На том и закончился разговор. На следующее утро дочь вышла из своей комнаты немного ранее обычного. Увидев за столом отца, она уселась напротив, молчаливая и замкнутая. Но он чувствовал, что она пришла поговорить с ним.
— Папа, вечером я приведу его к нам, чтобы познакомить вас, — промолвила она наконец. — Если ты не будешь с ним любезен, я навсегда уйду из дому.
— Я не из любезных, — сухо сказал он.
— Ты будешь любезным! Иначе…
Голос ее задрожал и осекся. Она молчала, бледная и подурневшая, с застывшим от напряжения лицом. И он молчал, пораженный внезапно раскрывшейся перед ним правдой. Дочь оказалась слабее своих родителей. И не только слабее, но, возможно, и неказистей.
— Я не знал, что ты так невоздержанна! — сказал он, поморщившись. — Это безобразно!
— Ты понял меня?
— Очень хорошо понял. Удивительно только, что тебе ничуть не стыдно…

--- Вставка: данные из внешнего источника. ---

+  const int ncol_a = 8 * (R + 1), nsets = (ncol_a + 15) >> 4;
+  const int nprod_r = (nsets - 1) * nconv, nprod = (nprod_r + 4 + 31) & ~31;
+  const int blk = blockIdx.x;
+#ifdef IGMC_HIPEMU
+  const int mute_layer = mute < 0 ? -1 : (mute & 255), mute_role = mute < 0 ? 0 : (mute >> 8);
+#else
+  const int mute_layer = -1, mute_role = 0;
+#endif
+  TF_STAMP(blk == nprod, 0);
+  TF_STAMP(blk == nprod + nconv, 16);
+  TF_STAMP(blk == nprod + nconv + nlin, 32);
+  TF_STAMP(blk == 0, 40);
+  TF_STAMP(blk == nprod_r + 1, 48);
+  if (blk < nprod) {
+    if (blk >= nprod_r + 4) return;
+    const bool brow = blk >= nprod_r;
+    const int mi = brow ? 0 : blk / (nsets - 1), set = brow ? 0 : 1 + blk % (nsets - 1);
+    const int l = brow ? blk - nprod_r : mi < 96 ? 1 + (mi >> 5) : 0, c = brow ? 0 : mi < 96 ? (mi & 31) : mi - 96;
+    const int fin = (l == 0) ? L : 32, nE = fin * 32, ts = m.ts_stride;
+    const uint32_t tag = __float_as_uint(stash[IGMC_STASH_SCAL + IGMC_STASH_SEQ]) * 2u + 1u;
+    float pvb[4] = {0.f, 0.f, 0.f, 0.f};
+    if (wave == 0 && !brow) {
+#pragma unroll
+      for (int bb = 0; bb < 4; ++bb) pvb[bb] = P[m.off_basis[l] + (int64_t)bb * nE + c * 32 + (lane & 31)];
+    }
+    TF_STAMP(blk == 0, 41);
+    TF_STAMP(blk == nprod_r + 1, 49);
+    const TsSlots sl = ts_slots(nparts, stride, B);
+    const int k0 = brow ? ncol_a : 16 * set, k1 = brow ? ncol_a + 8 : (k0 + 16 < ncol_a ? k0 + 16 : ncol_a);
+    const float tot = tf_sum_set(m.ts_part + (size_t)l * IGMC_TS_BLOCKS * ts, sl, ts, R, fin, c, k0, k1, (float4*)S);
+    TF_STAMP(blk == 0, 42);
+    TF_STAMP(blk == nprod_r + 1, 50);
+    if (wave == 0) {
+      const bool silent = l == mute_layer && mute_role != (brow ? 1 : 2);
+      unsigned long long* w = brow ? m.fold_w + IGMC_FOLD_O_BIAS + l * 32
+                                   : m.fold_w + IGMC_FOLD_O_ROWS + (size_t)((l * 32 + c) * IGMC_FOLD_PSETS + set - 1) * 64;
+      if (!silent && k0 + (lane >> 2) < k1) g2_pub_f32_agent(w + lane, tot, tag);
+      if (!brow) tf_datt_pub(tot, 2 * set + (lane >> 5), R, pvb, m.fold_w + (size_t)(l * 32 + c) * IGMC_FOLD_NA, tag, silent);
+    }
+    TF_STAMP(blk == 0, 43);
+    TF_STAMP(blk == nprod_r + 1, 51);
+    return;
+  }
   if (at.ctrl) {
     at.step_size = stash[IGMC_STASH_SCAL + 0];
     at.inv_sqrt_bc2 = stash[IGMC_STASH_SCAL + 1];
@@ -1944,14 +2037,9 @@
     at.eps = stash[IGMC_STASH_SCAL + 4];
     at.wd = stash[IGMC_STASH_SCAL + 5];
   }
-  const int R = m.R, L = m.L, na = R * 4;
-  const int nconv = 96 + L;
-  const int blk = blockIdx.x;
-  TF_STAMP(blk == 0, 0);
-  TF_STAMP(blk == nconv, 16);
-  TF_STAMP(blk == nconv + nlin, 32);
-  if (blk < nconv) {
-    const int l = blk < 96 ? 1 + (blk >> 5) : 0, c = blk < 96 ? (blk & 31) : blk - 96;
+  const int mb = blk - nprod;
+  if (mb < nconv) {
+    const int l = mb < 96 ? 1 + (mb >> 5) : 0, c = mb < 96 ? (mb & 31) : mb - 96;
     const int fin = (l == 0) ? L : 32, nE = fin * 32, ts = m.ts_stride;
     const uint32_t tag = __float_as_uint(stash[IGMC_STASH_SCAL + IGMC_STASH_SEQ]) * 2u + 1u;
     float4* sred4 = (float4*)S;
@@ -1962,7 +2050,6 @@
     float* s_pn = S + IGMC_TF_O_PN;
     int* s_flag = (int*)(S + IGMC_TF_O_SMF + 8);
     const int ng = g2_groups(R, L);
-    const int o4 = lane & 15, pg = wave * 4 + (lane >> 4);
     float stq[(IGMC_STASH_LAYER + IGMC_BLOCK - 1) / IGMC_BLOCK];
 #pragma unroll
     for (int u = 0; u < (IGMC_STASH_LAYER + IGMC_BLOCK - 1) / IGMC_BLOCK; ++u) {
@@ -1991,103 +2078,39 @@
       bq[3] = at.m2[i];
     }
     if (tid == 0) *s_flag = 0;
-    TF_STAMP(blk == 0, 1);
-    const float* pl = m.ts_part + (size_t)l * IGMC_TS_BLOCKS * ts;
+    TF_STAMP(mb == 0, 1);
     const TsSlots sl = ts_slots(nparts, stride, B);
-    const int nq = sl.nq;
-    bool first_round = true;
-    auto sum_columns = [&](int k0, int k1) {
-      const int nsets = (k1 - k0 + 15) >> 4;
-      int i0[IGMC_TF_SETS];
-      float4 s4[IGMC_TF_SETS];
-#pragma unroll
-      for (int s = 0; s < IGMC_TF_SETS; ++s) {
-        const int k = k0 + 16 * s + o4, kc = k < k1 ? k : k1 - 1, j = kc >> 3;
-        const int row = j < R ? j * fin + c : j == R ? R * fin + c : R * fin + fin;
-        i0[s] = row * 32 + 4 * (kc & 7);
-        s4[s] = make_float4(0.f, 0.f, 0.f, 0.f);
-      }
-      for (int q0 = pg; q0 < nq; q0 += 16 * 14) {
-        float4 v[IGMC_TF_SETS][14];
-        size_t so[14];
-#pragma unroll
-        for (int u = 0; u < 14; ++u) so[u] = (size_t)ts_slot(sl, q0 + 16 * u) * ts;
-#pragma unroll
-        for (int s = 0; s < IGMC_TF_SETS; ++s)
-          if (s < nsets) {
-#pragma unroll
-            for (int u = 0; u < 14; ++u) v[s][u] = *(const float4*)(pl + so[u] + i0[s]);
-          }
-#pragma unroll
-        for (int s = 0; s < IGMC_TF_SETS; ++s)
-          if (s < nsets) {
-#pragma unroll
-            for (int u = 0; u < 14; ++u)
-              if (q0 + 16 * u < nq) {
-                s4[s].x += v[s][u].x; s4[s].y += v[s][u].y; s4[s].z += v[s][u].z; s4[s].w += v[s][u].w;
-              }
-          }
-      }
-      if (!first_round) __syncthreads();
-#pragma unroll
-      for (int s = 0; s < IGMC_TF_SETS; ++s)
-        if (s < nsets) sred4[(s * 16 + pg) * 16 + o4] = s4[s];
-      if (first_round) {
-#pragma unroll
-        for (int u = 0; u < (IGMC_STASH_LAYER + IGMC_BLOCK - 1) / IGMC_BLOCK; ++u) {
-          const int i = tid + u * IGMC_BLOCK;
-          if (i < IGMC_STASH_LAYER) s_st[i] = stq[u];
-        }
-      }
-      first_round = false;
-      __syncthreads();
-      if (wave < nsets) {
-        const float* sr = (const float*)sred4;
-        float tot = 0.f;
-#pragma unroll
-        for (int g16 = 0; g16 < 16; ++g16) tot += sr[((wave * 16 + g16) * 16 + (lane >> 2)) * 4 + (lane & 3)];
-        const int k = k0 + 16 * wave + (lane >> 2);
-        if (k < k1) rows[k * 4 + (lane & 3)] = tot;
-      }
-    };
-    const int ncol_a = 8 * (R + 1);
-    for (int k0 = 0; k0 < ncol_a; k0 += 16 * IGMC_TF_SETS) sum_columns(k0, k0 + 16 * IGMC_TF_SETS < ncol_a ? k0 + 16 * IGMC_TF_SETS : ncol_a);
-    __syncthreads();
-    TF_STAMP(blk == 0, 2);
+#pragma unroll
+    for (int u = 0; u < (IGMC_STASH_LAYER + IGMC_BLOCK - 1) / IGMC_BLOCK; ++u) {
+      const int i = tid + u * IGMC_BLOCK;
+      if (i < IGMC_STASH_LAYER) s_st[i] = stq[u];
+    }
+    const float tot = tf_sum_set(m.ts_part + (size_t)l * IGMC_TS_BLOCKS * ts, sl, ts, R, fin, c, 0, ncol_a < 16 ? ncol_a : 16, sred4);
+    if (wave == 0 && (lane >> 2) < ncol_a) rows[lane] = tot;
+    TF_STAMP(mb == 0, 2);
     unsigned long long* words = m.fold_w + (size_t)l * 32 * IGMC_FOLD_NA;
-    if (wave == 0) {
-      const int h = lane >> 5;
-      for (int r2 = 0; r2 < R; r2 += 2) {
-        const int r = r2 + h;
-        const float tot = r < R ? rows[r * 32 + f] : 0.f;
-        float pb[4];
-#pragma unroll
-        for (int bb = 0; bb < 4; ++bb) pb[bb] = tot * pvb[bb];
-#pragma unroll
-        for (int bb = 0; bb < 4; ++bb)
-#pragma unroll
-          for (int d = 16; d >= 1; d >>= 1) pb[bb] += __shfl_xor(pb[bb], d, 64);
-#ifdef IGMC_HIPEMU
-        if (l == mute_layer) continue;
-#endif
-        if (f == 0 && r < R) {
-#pragma unroll
-          for (int bb = 0; bb < 4; ++bb) g2_pub_f32_agent(words + c * IGMC_FOLD_NA + r * 4 + bb, pb[bb], tag);
-        }
-      }
-    }
-    TF_STAMP(blk == 0, 3);
-    if (c == 0) sum_columns(ncol_a, ncol_a + 8);
-    TF_STAMP(blk == 0, 4);
+    if (wave == 0) tf_datt_pub(tot, lane >> 5, R, pvb, words + c * IGMC_FOLD_NA, tag, l == mute_layer && mute_role == 0);
+    TF_STAMP(mb == 0, 3);
     {
-      const int nw = fin * na;
+      const int nrw = 4 * ncol_a - 64, ndw = fin * na, nw = nrw + ndw + 32, npoll = (nw + IGMC_BLOCK - 1) / IGMC_BLOCK;
+      const unsigned long long* wrow = m.fold_w + IGMC_FOLD_O_ROWS + (size_t)(l * 32 + c) * IGMC_FOLD_PSETS * 64;
       const unsigned long long* wp[IGMC_TF_POLL];
       int wi[IGMC_TF_POLL];
 #pragma unroll
       for (int u = 0; u < IGMC_TF_POLL; ++u) {
         const int w = tid + u * IGMC_BLOCK, wc = w < nw ? w : nw - 1;
-        wi[u] = (wc / na) * IGMC_FOLD_NA + wc % na;
-        wp[u] = words + wi[u];
+        if (wc < nrw) {
+          wp[u] = wrow + wc;
+          wi[u] = IGMC_TF_O_ROWS + 64 + wc;
+        } else if (wc < nrw + ndw) {
+          const int x = wc - nrw, y = (x / na) * IGMC_FOLD_NA + x % na;
+          wp[u] = words + y;
+          wi[u] = IGMC_TF_O_DATT + y;
+        } else {
+          const int x = wc - nrw - ndw;
+          wp[u] = m.fold_w + IGMC_FOLD_O_BIAS + l * 32 + x;
+          wi[u] = IGMC_TF_O_ROWS + (R + 1) * 32 + x;
+        }
       }
       bool ok = false;
 #ifndef IGMC_HIPEMU
@@ -2097,12 +2120,14 @@
         unsigned long long w[IGMC_TF_POLL];
         bool all = true;
 #pragma unroll
-        for (int u = 0; u < IGMC_TF_POLL; ++u) w[u] = g2_ld_word(wp[u]);
-#pragma unroll
-        for (int u = 0; u < IGMC_TF_POLL; ++u) all = all && (uint32_t)(w[u] >> 32) == tag;
+        for (int u = 0; u < IGMC_TF_POLL; ++u)
+          if (u < npoll) w[u] = g2_ld_word(wp[u]);
+#pragma unroll
+        for (int u = 0; u < IGMC_TF_POLL; ++u) all = all && (u >= npoll || (uint32_t)(w[u] >> 32) == tag);
         if (all) {
 #pragma unroll
-          for (int u = 0; u < IGMC_TF_POLL; ++u) s_datt[wi[u]] = __uint_as_float((uint32_t)w[u]);
+          for (int u = 0; u < IGMC_TF_POLL; ++u)
+            if (u < npoll) S[wi[u]] = __uint_as_float((uint32_t)w[u]);
           ok = true;
           break;
         }
@@ -2117,7 +2142,7 @@
       if (!ok) *s_flag = 1;
     }
     __syncthreads();
-    TF_STAMP(blk == 0, 5);
+    TF_STAMP(mb == 0, 5);
     if (*s_flag) {
       if (tid == 0) {
         *m.gs_err = 1;
@@ -2148,7 +2173,7 @@
 #pragma unroll
       for (int q = 0; q < 5; ++q) s_pn[q * 32 + f] = pn[q];
     }
-    TF_STAMP(blk == 0, 6);
+    TF_STAMP(mb == 0, 6);
     __syncthreads();
     {
       float pn[5];
@@ -2156,12 +2181,12 @@
       for (int q = 0; q < 5; ++q) pn[q] = s_pn[q * 32 + f];
       fts_image_col(m, ng, l, R, fin, c, f, s_attn, pn, tid >> 5, IGMC_BLOCK / 32);
     }
-    TF_STAMP(blk == 0, 7);
-  } else if (blk < nconv + nlin) {
-    const int bx = (blk - nconv) & 7, by = (blk - nconv) >> 3, D = m.D;
+    TF_STAMP(mb == 0, 7);
+  } else if (mb < nconv + nlin) {
+    const int bx = (mb - nconv) & 7, by = (mb - nconv) >> 3, D = m.D;
     head_bwd_w_body(b, m, P, nullptr, 1, grad_scale, mult, drop_scale, grad, bx, by, B);
     __syncthreads();
-    TF_STAMP(blk == nconv, 17);
+    TF_STAMP(mb == nconv, 17);
     int64_t ix[5];
     bool okx[5];
     float gv[5], pv[5], av[5], vv[5];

Она резко поднялась и ушла в кухню. Он глядел ей вслед, словно видел впервые. Неужели она на самом деле дурнушка? Нет, не может быть. А все-таки?.. Может быть, кожа грубовата или фигурой не вышла? Нет, фигура у нее неплохая. А глаза, бесспорно, даже красивы. Его черствое сердце увлажнилось внезапной жалостью. Дочь, наверное, мучится и робеет, пытается найти поддержку хотя бы в своей семье, но не находит. Силенок, наверное, ей не хватает, чтобы самой справиться с положением.
Люди не могут жить одни!
Но в тот вечер, когда молодой человек ушел, он вернулся в свою комнату, хмурый и суровый, как никогда. Встав у окна, он вдохнул раскрытым ртом теплый, пахнущий бензином воздух и с отвращением отступил в сторону. Когда вошла жена, он резко обернулся к ней.
— Он не мужчина!.. Это пресмыкающееся!